__What to produce__.
The requested output is every line from the one with "if ((uint64_t)b >= (uint64_t)a.B) return;" through the last line below, printed exactly.

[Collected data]
== Segment start ==

template <int S>
__global__ void __launch_bounds__(256) k_qp_ipm_tables(double *out, int R, double m34, int control_points) {
  constexpr int D = 2 * S, HS = ipm_ht_stride(D);
  const int tid = threadIdx.x, nt = blockDim.x;
  __shared__ double E[2 * D * D], Hm[D * D];
  double *Hobj = out + D * D, *ht = out + 2 * D * D;
  if (tid == 0) {
    constexpr int W = 2 * D;
    for (int r = 0; r < D; ++r)
      for (int col = 0; col < D; ++col) {
        const int d = r % S, k = D - 1 - col;
        double v = 0.0;
        if (k >= d) v = (r < S) ? (k == d ? fallf(k, d) : 0.0) : fallf(k, d);
        E[r * W + col] = v;
        E[r * W + D + col] = (r == col) ? 1.0 : 0.0;
      }
    for (int c = 0; c < D; ++c) {
      int pv = c;
      for (int r = c + 1; r < D; ++r)
        if (fabs(E[r * W + c]) > fabs(E[pv * W + c])) pv = r;
      for (int k = 0; k < W; ++k) { const double t = E[c * W + k]; E[c * W + k] = E[pv * W + k]; E[pv * W + k] = t; }
      const double ip = 1.0 / E[c * W + c];
      for (int k = 0; k < W; ++k) E[c * W + k] *= ip;
      for (int r = 0; r < D; ++r)
        if (r != c) {
          const double f = E[r * W + c];
          if (f != 0.0)
            for (int k = 0; k < W; ++k) E[r * W + k] -= f * E[c * W + k];
        }
    }
    for (int r = 0; r < D; ++r)
      for (int c = 0; c < D; ++c) Hm[r * D + c] = E[r * W + D + c];
  }
  __syncthreads();
  if (control_points) {
    const int K = R / D;
    for (int e = tid; e < K * 3 * D; e += nt) {
      const int q = e / (3 * D), d = (e / D) % 3, m = e % D;
      double c[D], beta[D];
      for (int k = 0; k < D; ++k) c[k] = Hm[(D - 1 - k) * D + m];
      qp_control_values<D>(c, d, q, K, beta);
      for (int r = 0; r < D; ++r) ht[(size_t)(q * D + r) * HS + d * D + m] = beta[r];
    }
  }
  const int n_sampled = control_points ? 0 : R * 3 * D;
  for (int e = tid; e < n_sampled; e += nt) {
    const int j = e / (3 * D), d = (e / D) % 3, m = e % D;
    const double tau = (double)j / (double)R;
    double v = 0.0;
    for (int col = 0; col < D; ++col) {
      const int k = D - 1 - col;
      if (k >= d) {
        double bv = fallf(k, d);
        for (int q = 0; q < k - d; ++q) bv *= tau;
        v += bv * Hm[col * D + m];
      }
    }
    ht[(size_t)j * HS + d * D + m] = v;
  }
  for (int e = tid; e < D * D; e += nt) {
    const int m = e / D, m2 = e % D;
    double v = 0.0;
    for (int c1 = 0; c1 < S; ++c1)
      for (int c2 = 0; c2 < S; ++c2) v += Hm[c1 * D + m] * qblk1<S>(c1, c2, m34) * Hm[c2 * D + m2];
    Hobj[e] = v;
  }
  for (int e = tid; e < D * D; e += nt) out[e] = Hm[e];
}

template <int S, int MINB = 1, bool FUSE = (MINB == 1)>
__global__ void __launch_bounds__(256, MINB) k_qp_ipm(IpmArgs a) {
  constexpr int D = 2 * S, NB = 3 * D, BK = 3 * S;
  constexpr int HS = ipm_ht_stride(D), AS = kIpmRecord;
  const int N = a.N, R = a.R, M = a.M;
  const int NS = N * R, RPS = M + 12;
  const int64_t mtot = (int64_t)NS * RPS;
  const int64_t b = a.order ? (int64_t)a.order[blockIdx.x] : (int64_t)blockIdx.x;
  const int tid = threadIdx.x, nt = blockDim.x;
  const int NY = (N + 1) * BK;
  const bool resume = a.resume != 0;
  if ((uint64_t)b >= (uint64_t)a.B) return;
  if (resume && a.status[b] != 0) return;
  double *ct = a.cont ? a.cont + b * (int64_t)(NY + kIpmContScalars) : nullptr;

== Segment end ==

__Completed task__.
  if ((uint64_t)b >= (uint64_t)a.B) return;
  if (resume && a.status[b] != 0) return;
  double *ct = a.cont ? a.cont + b * (int64_t)(NY + kIpmContScalars) : nullptr;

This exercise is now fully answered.